It's really helped me to know there are others who think like me anyway.
Hey, writing is quite therapeutic! Maybe I'll start a blog!
Jim.

Natasha Tracy
January, 19 2012 at 6:13 am

Hi Jim,
No problem. You don't have to add brilliant insights to comment :)
" I turned myself inside out trying to make it work for me. "
Yeah, that's the trouble. We _do_ turn ourselves inside out trying to make things work that are just never going to. And then we believe there is something wrong with us because of it. But there's nothing wrong with us. We're just not responding in a positive way. Which is OK.
I'm glad I could help and show you you're not alone on this one.
- Natasha

Natasha Tracy
January, 19 2012 at 6:08 am

Hi Amanda,
Thanks for the comment.

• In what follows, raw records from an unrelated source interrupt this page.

@@ -151,6 +172,10 @@
           const uint32_t bytes = (exact || wide) ? (uint32_t)kStageBytes : (uint32_t)kHalfStage;
           const int b1 = b0 + wide_stages(L);
           for (int w = 0; w < n_wg; ++w) {
+            if (MODE == 0 && li == P.rgb_from &&
+                !read_decision(sbase + P.off_carry + (uint32_t)w * kCarryBytes + kDecWords, i, P.err))
+              rgb &= ~(1u << w);
+            if (MODE == 0 && li >= P.rgb_from && !((rgb >> w) & 1u)) continue;
             const uint32_t full = bars + kBarWFull + 64u * (uint32_t)w;
             for (int b = b0; b < b1; b += (wide && !exact) ? 2 : 1) {
               ptx::mbar_wait(bars + kBarWEmpty + 8 * slot, ph ^ 1, P.err, ERR_W_EMPTY);
@@ -309,17 +334,25 @@
 
   float sigma_val[2] = {0.f, 0.f};
   const int stream = n_passes == 3 ? 1 : 2;
+  const int rgb_from = MODE == 0 ? P.rgb_from : n_layers;
   for (uint32_t it = 0; tile_of(v, it) >= 0; ++it) {
     const long long tile = tile_of(v, it);
     const bool peer = wg == 1 || tile_of(v0 + 1, it) >= 0;
+    auto decision = [&](int w) -> bool {
+      return __shfl_sync(0xffffffffu, read_decision(sbase + P.off_carry + (uint32_t)w * kCarryBytes + kDecWords, it, P.err), 0) != 0;
+    };
+    auto peer_stages = [&](int li) -> int {
+      if (!peer || (li >= rgb_from && !decision(wg ^ 1))) return 0;
+      return wide_stages(P.net.layers[li], stream);
+    };
     if (MODE != 2) encode(tile, false);
     const long long m0 = tile * kTileM + r0, m1 = m0 + 8;
     const bool val0 = m0 < P.in.M, val1 = m1 < P.in.M;
     for (int li = 0; li < n_layers; ++li) {
+      if (li >= rgb_from && !decision(wg)) break;
       const LayerProg& L = P.net.layers[li];
       if (MODE != 2 && L.pe_src == SRC_PE_DIR) encode(tile, true);
-      const int skip = peer ? wide_stages(L, stream) : 0;
-      if (wg == 1) slot = (slot + skip) % NS;
+      if (wg == 1) slot = (slot + peer_stages(li)) % NS;
       auto main_loop = [&](auto width, auto exact) {
         constexpr int N = decltype(width)::value, W = N > 128 ? 128 : N, EX = decltype(exact)::value;
 #pragma unroll
@@ -377,7 +410,7 @@
           if (n_passes == 3) main_loop(IntC<64>{}, IntC<1>{}); else main_loop(IntC<64>{}, IntC<0>{});
         }
       }
-      if (wg == 0) slot = (slot + skip) % NS;
+      if (wg == 0) slot = (slot + peer_stages(li)) % NS;
       NM_ST(const long long ce = clock64();)
       const int NC = L.n_out >> 6;
       const bool writes_a = (L.kind == KIND_HIDDEN) || (L.kind == KIND_SIGMA && !L.is_final) || (L.kind == KIND_LOAD) ||
@@ -557,6 +590,27 @@
           }
         }
       }
+      if (MODE == 0 && li + 1 == rgb_from && !L.is_final) {
+        const CompositeArgs& A = P.comp;
+        const int e = lane & 3;
+        bool nz = false;
+        if (e < 2 && (e ? val1 : val0)) {
+          const long long m = e ? m1 : m0, ray = m / A.S;
+          const int i = (int)(m - ray * A.S);
+          const float tn = (i + 1 < A.S) ? A.t[m + 1] : 0.f;
+          float keep;
+          nz = comp_alpha(A, ray, i, A.t[m], tn, comp_ray_norm(A.dirs, ray), e ? sigma_val[1] : sigma_val[0], &keep) != 0.f;
+        }
+        const bool rgb = ptx::named_bar_red_or(bar_id, 128, nz);
+        if (t == 0) ptx::st_release_u32(sbase + P.off_carry + (uint32_t)wg * kCarryBytes + kDecWords + 4u * (it & 1u), (it << 1) | (rgb ? 1u : 0u));
+        if (!rgb) {
+          if (t == 0 && A.rgb_skipped) atomicAdd(A.rgb_skipped, 1ull);
+          if ((lane & 3) == 0) {
+            reinterpret_cast<float4*>(pe)[r0] = make_float4(0.f, 0.f, 0.f, sigma_val[0]);
+            reinterpret_cast<float4*>(pe)[r0 + 8] = make_float4(0.f, 0.f, 0.f, sigma_val[1]);
+          }
+        }
+      }
       NM_ST(if (t == 0) st[4] += clock64() - ce;)
     }
     if (MODE == 0 && P.comp_on) {
@@ -564,6 +618,8 @@
       composite_tile(it, tile);
       NM_ST(if (t == 0) st[5] += clock64() - c0;)
     }
+    if (MODE == 0 && rgb_from < n_layers && tile_of(v, it + 1) >= 0 && !decision(wg))
+      for (int li = rgb_from; li < n_layers; ++li) slot = (slot + peer_stages(li)) % NS;
   }
   NM_ST(if (t == 0 && (blockIdx.x < 2 || blockIdx.x + 1 == gridDim.x))
           printf("mlp_stalls mode %d cta %d wg %d wait %lld mma %lld encode %lld epilogue %lld composite %lld other %lld\n", MODE,
@@ -668,6 +724,7 @@
     P.n_tiles = 2 * ((in.M + 127) / 128);
   }
   P.tile_group = 1;
+  P.rgb_from = hp.n_layers;
   if (comp) {
     NM_CHECK(!emit && in.mode == IN_RAYS && comp->S == in.S && comp->R * (long long)comp->S == in.M && comp->t == in.t,
              "fused compositor: needs the ray front end on the compositor's own samples");
@@ -676,6 +733,8 @@
     NM_CHECK(!sigma_only || (!comp->rgb && hp.layers[hp.n_layers - 1].kind == KIND_SIGMA),
              "fused compositor: the sigma-only program must end in a sigma layer and write no colour map");
     P.comp_on = 1; P.comp = *comp; P.out = nullptr;
+    for (int i = 0; i + 1 < hp.n_layers; ++i)
+      if (hp.layers[i].kind == KIND_SIGMA) P.rgb_from = i + 1;
   }
   return launch_prepared(P, num_sms, st, launches);
 }
@@ -697,6 +756,7 @@
   P.err = d_err;
   P.has_emit = 1; P.emit = io;
   P.mode = 2; P.dz_in = dz_in; P.dz_ld = dz_ld; P.dout = dout;
+  P.rgb_from = P.net.n_layers;
   return launch_prepared(P, num_sms, st, launches);
 }
 
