+    return rr;
+  }
+  __device__ __forceinline__ float2 piece(const RowRef& rr, int c) const {
+    const bool d = c < Cdyn;
+    const float* base = d ? rr.dyn : rr.st;
+    const int off = d ? c : c - Cdyn;
+    return ldg2(c < Cdyn + Cs ? base + off : zero_row);
+  }
+};
+
 constexpr int lin_min_waves(int NS, int KT) { return (NS <= 2 && KT <= 64) ? 3 : (NS <= 2 && KT <= 128) ? 2 : 1; }
 constexpr bool lin_zpre(int NS, int EPI) { return EPI == 1 && NS >= 4; }
 
-template <int NS, int EPI, int KT, bool VEC>
-__global__ __launch_bounds__(256, lin_min_waves(NS, KT)) void linear_mfma_kernel(const float* __restrict__ X, int64_t ldx,
-                                                          const float* __restrict__ in_slope,
-                                                          const float* __restrict__ W, int32_t ldw, int32_t trans,
-                                                          const float* __restrict__ bias, float* __restrict__ Y,
-                                                          int64_t ldy, int64_t rows, int32_t K, int32_t N,
-                                                          const float* __restrict__ Z, int64_t ldz,
-                                                          const float* __restrict__ z_slope,
-                                                          double* __restrict__ slope_part, int32_t akind,
-                                                          int32_t abl) {
-  extern __shared__ __align__(16) float smem[];
-  const int KE = (K + 3) & ~3;
-  const int KP = KE + 2;
-  float* Wl = smem;
-  float* Xl = smem + (size_t)NS * 32 * KP;
-  const int tid = threadIdx.x, lane = tid & 63, wave = tid >> 6;
-  const int NT = blockDim.x;
-  const int TM = (NT >> 6) * 32;
-
-  for (int base = 0; base < NS * 32 * KE; base += NT * 8) {
-    float wv[8];
-#pragma unroll
-    for (int u = 0; u < 8; ++u) {
-      const int idx = base + u * NT + tid;
-      const int j = idx / KE, k = idx - j * KE;
-      const bool ok = (idx < NS * 32 * KE) && (j < N) && (k < K);
-      const float* src = ok ? (trans ? W + (int64_t)k * ldw + j : W + (int64_t)j * ldw + k)
-                            : reinterpret_cast<const float*>(zero4);
-      wv[u] = *src;
-    }
-#pragma unroll
-    for (int u = 0; u < 8; ++u) {
-      const int idx = base + u * NT + tid;
-      const int j = idx / KE, k = idx - j * KE;
-      if (idx < NS * 32 * KE) Wl[j * KP + k] = wv[u];
-    }
-  }
-  const float slope = in_slope ? *in_slope : 1.f;
-  const bool act = EPI == EPI_BIAS && akind != gcl::kActNone;
-  const bool silu = akind == gcl::kActSilu;
-  float* Xw = Xl + (size_t)wave * 32 * KP;
-  const int64_t ntiles = (rows + TM - 1) / TM;
-  double slope_acc = 0.0;
-  const float zs = (EPI == EPI_DX && z_slope) ? *z_slope : 1.f;
-
-  constexpr int CPR = VEC ? KT / 4 : KT;
-  constexpr int RPI = CPR >= 64 ? 1 : 64 / CPR;
-  constexpr int IPR = CPR >= 64 ? CPR / 64 : 1;
-  constexpr int NIT = (32 / RPI) * IPR;
-  const int rsub = (CPR >= 64) ? 0 : lane / CPR;
-  const int csub = (CPR >= 64) ? lane : lane % CPR;
-  float pre[VEC ? NIT * 4 : NIT];
-  const int64_t rows_ld = (abl & 4) ? 0 : rows;
-  auto issue = [&](int64_t tile) {
-    const int64_t r0 = tile * TM + wave * 32;
-#pragma unroll
-    for (int it = 0; it < NIT; ++it) {
-      const int64_t row = r0 + (it / IPR) * RPI + rsub;
-      const int c = csub + 64 * (it % IPR);
-      if (VEC) {
-        const bool ok = (c * 4 < K) && (row < rows_ld);
-        const float4* p = ok ? reinterpret_cast<const float4*>(X + row * ldx + c * 4) : zero4;
-        const float4 v = *p;
-        pre[4 * it] = v.x; pre[4 * it + 1] = v.y; pre[4 * it + 2] = v.z; pre[4 * it + 3] = v.w;
-      } else {
-        const bool ok = (c < K) && (row < rows_ld);
-        const float* p = ok ? X + row * ldx + c : reinterpret_cast<const float*>(zero4);
-        pre[it] = *p;
-      }
-    }
-  };
-  const float pa = (act && !silu) ? slope : 1.f;
-  auto commit = [&]() {
-    if (act && silu) {
-#pragma unroll
-      for (int q = 0; q < (VEC ? NIT * 4 : NIT); ++q) pre[q] = gcl::silu_f(pre[q]);
-    } else {
-#pragma unroll
-      for (int q = 0; q < (VEC ? NIT * 4 : NIT); ++q) pre[q] = pre[q] > 0.f ? pre[q] : pre[q] * pa;
-    }
-#pragma unroll
-    for (int it = 0; it < NIT; ++it) {
-      const int r = (it / IPR) * RPI + rsub;
-      const int c = csub + 64 * (it % IPR);
-      if (VEC) {
-        if (c * 4 < KE) {
-          float2* d = reinterpret_cast<float2*>(Xw + r * KP + c * 4);
-          d[0] = make_float2(pre[4 * it], pre[4 * it + 1]);
-          d[1] = make_float2(pre[4 * it + 2], pre[4 * it + 3]);
-        }
-      } else {
-        if (c < KE) Xw[r * KP + c] = pre[it];
-      }
-    }
-  };
-
-  float bj[NS];
-#pragma unroll
-  for (int s = 0; s < NS; ++s) {
-    const int j = s * 32 + (lane & 31);
-    bj[s] = (EPI == EPI_BIAS && bias && j < N) ? bias[j] : 0.f;
-  }
-  const bool has_z = (EPI == EPI_DX) && (Z != nullptr);
-
-  issue(blockIdx.x);
-  __syncthreads();
-  for (int64_t t = blockIdx.x; t < ntiles; t += gridDim.x) {
-    if (!gcl_lin_sync()) __builtin_amdgcn_fence(__ATOMIC_ACQ_REL, "wavefront");
-    else __syncthreads();
-    commit();
-    if (gcl_lin_sync()) __syncthreads();
-    issue(t + gridDim.x);
-
-    const int64_t r0 = t * TM;
-    const int64_t nr = (rows - r0) < TM ? (rows - r0) : TM;
-    const __amdgpu_buffer_rsrc_t ry = make_rsrc(Y + r0 * ldy, (abl & 1) ? 0 : win_bytes(nr, ldy, N));
-    const __amdgpu_buffer_rsrc_t rz = make_rsrc(has_z ? Z + r0 * ldz : Y, has_z ? win_bytes(nr, ldz, N) : 0);
-
-    f32x16 acc[NS];
-#pragma unroll
-    for (int s = 0; s < NS; ++s)
-#pragma unroll
-      for (int r = 0; r < 16; ++r) acc[s][r] = 0.f;
-
-    constexpr bool ZPRE = lin_zpre(NS, EPI);
-    float zpre[ZPRE ? NS : 1][16];
-    if (ZPRE) {
-#pragma unroll
-      for (int s = 0; s < NS; ++s) {
-        const int j = s * 32 + (lane & 31);
-#pragma unroll
-        for (int r = 0; r < 16; ++r) {
-          const int rr = wave * 32 + d_row(r, lane);
-          zpre[ZPRE ? s : 0][r] = buf_ld1(rz, (j < N) ? (unsigned)((rr * ldz + j) * 4) : kOOB);
-        }
-      }
-    }
-
-    const float* ap = Xw + (lane & 31) * KP + 2 * (lane >> 5);
-    const float* bp = Wl + (lane & 31) * KP + 2 * (lane >> 5);
-    const int nq = (abl & 2) ? 0 : (KE >> 2);
-    float2 a_c = *reinterpret_cast<const float2*>(ap);
-    float2 b_c[NS];
-#pragma unroll
-    for (int s = 0; s < NS; ++s) b_c[s] = *reinterpret_cast<const float2*>(bp + s * 32 * KP);
-    for (int q = 0; q < nq; ++q) {
-      const int qn = (q + 1 < nq) ? q + 1 : q;
-      const float2 a_n = *reinterpret_cast<const float2*>(ap + qn * 4);
-      float2 b_n[NS];
-#pragma unroll
-      for (int s = 0; s < NS; ++s) b_n[s] = *reinterpret_cast<const float2*>(bp + s * 32 * KP + qn * 4);
-#pragma unroll
-      for (int s = 0; s < NS; ++s) acc[s] = __builtin_amdgcn_mfma_f32_32x32x2f32(a_c.x, b_c[s].x, acc[s], 0, 0, 0);
-#pragma unroll
-      for (int s = 0; s < NS; ++s) acc[s] = __builtin_amdgcn_mfma_f32_32x32x2f32(a_c.y, b_c[s].y, acc[s], 0, 0, 0);
-      a_c = a_n;
-#pragma unroll
-      for (int s = 0; s < NS; ++s) b_c[s] = b_n[s];
-    }
-
-#pragma unroll
-    for (int s = 0; s < NS; ++s) {
-      const int j = s * 32 + (lane & 31);
-      const bool jok = j < N;
-      if (EPI == EPI_DX) {
-        float zv[16];
-#pragma unroll
-        for (int r = 0; r < 16; ++r) {
-          const int rr = wave * 32 + d_row(r, lane);
-          if (ZPRE) zv[r] = zpre[ZPRE ? s : 0][r];
-          else zv[r] = buf_ld1(rz, jok ? (unsigned)((rr * ldz + j) * 4) : kOOB);
-        }
-#pragma unroll
-        for (int r = 0; r < 16; ++r) {
-          const int rr = wave * 32 + d_row(r, lane);
-          float v = acc[s][r];
-          if (silu) {
-            v *= has_z ? gcl::dsilu_f(zv[r]) : 1.f;
-          } else {
-            const bool neg = has_z && !(zv[r] > 0.f);
-            slope_acc += neg ? (double)(v * zv[r]) : 0.0;
-            v = neg ? v * zs : v;
-          }
-          buf_st1<GCL_ST_AUX>(ry, jok ? (unsigned)((rr * ldy + j) * 4) : kOOB, v);
-        }
-      } else {
-#pragma unroll
-        for (int r = 0; r < 16; ++r) {
-          const int rr = wave * 32 + d_row(r, lane);
-          buf_st1<GCL_ST_AUX>(ry, jok ? (unsigned)((rr * ldy + j) * 4) : kOOB, acc[s][r] + bj[s]);
-        }
-      }
-    }
-  }
-
-  if (EPI == EPI_DX && slope_part) {
-    for (int off = 32; off > 0; off >>= 1) slope_acc += __shfl_down(slope_acc, off, 64);
-    __syncthreads();
-    double* dred = reinterpret_cast<double*>(smem);
-    if (lane == 0) dred[wave] = slope_acc;
-    __syncthreads();
-    if (tid == 0) {
-      double tot = 0.0;
-      for (int wv = 0; wv < (NT >> 6); ++wv) tot += dred[wv];
-      slope_part[blockIdx.x] = tot;
-    }
-  }
-}
+#define GCL_KERNEL_NAME linear_mfma_kernel
+#define GCL_SRC_PARTS false
+#define GCL_SRC_PARAM
+#define GCL_SRC_LOCAL const RowSrc src{};
+#include "linear_mfma_kernel.inc"
+#undef GCL_KERNEL_NAME
+#undef GCL_SRC_PARTS
+#undef GCL_SRC_PARAM
+#undef GCL_SRC_LOCAL
+#define GCL_KERNEL_NAME linear_mfma_parts_kernel
+#define GCL_SRC_PARTS true
+#define GCL_SRC_PARAM , RowSrc src
+#define GCL_SRC_LOCAL
+#include "linear_mfma_kernel.inc"
+#undef GCL_KERNEL_NAME
+#undef GCL_SRC_PARTS
+#undef GCL_SRC_PARAM
+#undef GCL_SRC_LOCAL
 
 template <int EPI>
 __global__ __launch_bounds__(256) void linear_valu_kernel(const float* __restrict__ X, int64_t ldx,
@@ -281,144 +167,24 @@
   static constexpr int min_waves = (PRE <= 8 && TO * TC <= 2) ? 3 : (PRE <= 16 && TO * TC <= 4) ? 2 : 1;
 };
 
-template <int NO, int NC, bool VEC>
-__global__ __launch_bounds__(256, (DwCfg<NO, NC>::min_waves)) void dw_mfma_kernel(
-    const float* __restrict__ dY, int64_t lddy, const float* __restrict__ X, int64_t ldx,
-    const float* __restrict__ in_slope, float* __restrict__ part, float* __restrict__ dbpart, int64_t rows,
-    int32_t Fin_all, int32_t Fout, int64_t rows_per_block, int32_t akind, int64_t tile_stride) {
-  using Cfg = DwCfg<NO, NC>;
-  const int ct = blockIdx.y;
-  X += (int64_t)ct * 128;
-  part += (int64_t)ct * tile_stride;
-  if (ct != 0) dbpart = nullptr;
-  const int Fin = (Fin_all - ct * 128) < 128 ? (Fin_all - ct * 128) : 128;
-  constexpr int WO = Cfg::WO, WC = Cfg::WC, TO = Cfg::TO, TC = Cfg::TC, PRE = Cfg::PRE;
-  constexpr int FoutP = Cfg::FoutP, FinP = Cfg::FinP;
-  extern __shared__ __align__(16) float smem[];
-  float* Yl = smem;
-  float* Xl = smem + (size_t)kDwRT * FoutP;
-  const int tid = threadIdx.x, lane = tid & 63, wave = tid >> 6;
-  const int li = lane & 31, lk = lane >> 5;
-  const int wo = wave % WO, wc = wave / WO;
-  const float slope = in_slope ? *in_slope : 1.f;
-  const bool act = akind != gcl::kActNone;
-  const int64_t rb = (int64_t)blockIdx.x * rows_per_block;
-  const int64_t re = min(rows, rb + rows_per_block);
-  const int nrows = (int)(re - rb);
-
-  f32x16 acc[TO][TC];
-#pragma unroll
-  for (int a = 0; a < TO; ++a)
-#pragma unroll
-    for (int c = 0; c < TC; ++c)
-#pragma unroll
-      for (int r = 0; r < 16; ++r) acc[a][c][r] = 0.f;
-  float dbacc[TO];
-#pragma unroll
-  for (int a = 0; a < TO; ++a) dbacc[a] = 0.f;
-
-  const int rs = tid >> 3, cg = tid & 7;
-  float4 pre[PRE];
-  const float* ybase = dY + rb * lddy;
-  const float* xbase = X + rb * ldx;
-  auto ld_slot = [&](const float* base, int rr, int c4, int64_t ld, int F) -> float4 {
-    const bool ok = rr < nrows;
-    const float* z = reinterpret_cast<const float*>(zero4);
-    const float* src = base + (int64_t)rr * ld + c4;
-    if (VEC) return *reinterpret_cast<const float4*>((ok && c4 < F) ? src : z);
-    float4 v;
-    v.x = *((ok && c4 < F) ? src : z);
-    v.y = *((ok && c4 + 1 < F) ? src + 1 : z);
-    v.z = *((ok && c4 + 2 < F) ? src + 2 : z);
-    v.w = *((ok && c4 + 3 < F) ? src + 3 : z);
-    return v;
-  };
-  auto issue = [&](int rel0) {
-#pragma unroll
-    for (int it = 0; it < PRE; ++it) {
-      const int j = it >> 1;
-      const int rr = rel0 + rs + 32 * (it & 1);
-      if (j < NO) pre[it] = ld_slot(ybase, rr, (cg + 8 * j) * 4, lddy, Fout);
-      else pre[it] = ld_slot(xbase, rr, (cg + 8 * (j - NO)) * 4, ldx, Fin);
-    }
-  };
-  auto commit = [&]() {
-#pragma unroll
-    for (int it = 0; it < PRE; ++it) {
-      const int j = it >> 1;
-      const int r = rs + 32 * (it & 1);
-      float4 v = pre[it];
-      if (j < NO) {
-        *reinterpret_cast<float4*>(Yl + r * FoutP + (cg + 8 * j) * 4) = v;
-      } else {
-        if (act) {
-          v.x = gcl::act_f(v.x, slope, akind); v.y = gcl::act_f(v.y, slope, akind);
-          v.z = gcl::act_f(v.z, slope, akind); v.w = gcl::act_f(v.w, slope, akind);
-        }
-        *reinterpret_cast<float4*>(Xl + r * FinP + (cg + 8 * (j - NO)) * 4) = v;
-      }
-    }
-  };
-
-  issue(0);
-  for (int rel0 = 0; rel0 < nrows; rel0 += kDwRT) {
-    __syncthreads();
-    commit();
-    __syncthreads();
-    issue(rel0 + kDwRT);
-    const float* yp = Yl + lk * FoutP + li;
-    const float* xp = Xl + lk * FinP + li;
-    float av[TO], bv[TC];
-#pragma unroll
-    for (int a = 0; a < TO; ++a) av[a] = yp[(wo + a * WO) * 32];
-#pragma unroll
-    for (int c = 0; c < TC; ++c) {
-      const int sc = wc + c * WC;
-      bv[c] = (sc < NC) ? xp[sc * 32] : 0.f;
-    }
-    for (int k = 0; k < kDwRT; k += 2) {
-      const int kn = (k + 2 < kDwRT) ? k + 2 : k;
-      float an[TO], bn[TC];
-#pragma unroll
-      for (int a = 0; a < TO; ++a) an[a] = yp[kn * FoutP + (wo + a * WO) * 32];
-#pragma unroll
-      for (int c = 0; c < TC; ++c) {
-        const int sc = wc + c * WC;
-        bn[c] = (sc < NC) ? xp[kn * FinP + sc * 32] : 0.f;
-      }
-#pragma unroll
-      for (int a = 0; a < TO; ++a) {
-        dbacc[a] += av[a];
-#pragma unroll
-        for (int c = 0; c < TC; ++c)
-          acc[a][c] = __builtin_amdgcn_mfma_f32_32x32x2f32(av[a], bv[c], acc[a][c], 0, 0, 0);
-      }
-#pragma unroll
-      for (int a = 0; a < TO; ++a) av[a] = an[a];
-#pragma unroll
-      for (int c = 0; c < TC; ++c) bv[c] = bn[c];
-    }
-  }
-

You're right that self-lies can cause problems for everyone.
I agree about the logical brain. Telling yourselves truths, even if you don't believe them, is important in some cases and it can fight the bipolar brain.
- Natasha

Jim
January, 19 2012 at 5:07 am

Wow. I wish this post was more recent but then Amanda commented yesterday so thought I'd give my thoughts.
I've been thinking exactly the same things recently. I'm not diagnosed as BP yet but a mood stabiliser is helping me (touch wood) so I might 'have' it. Not that this discussion is exclusively relevant to BP sufferers but anyway...
A friend of mine suggested doing that a while ago (the mirror affirmation thing) when I was going through a crisis. Very well meant and it worked for her but of course I turned myself inside out trying to make it work for me. It didn't, and I'm starting to see what does work for me now.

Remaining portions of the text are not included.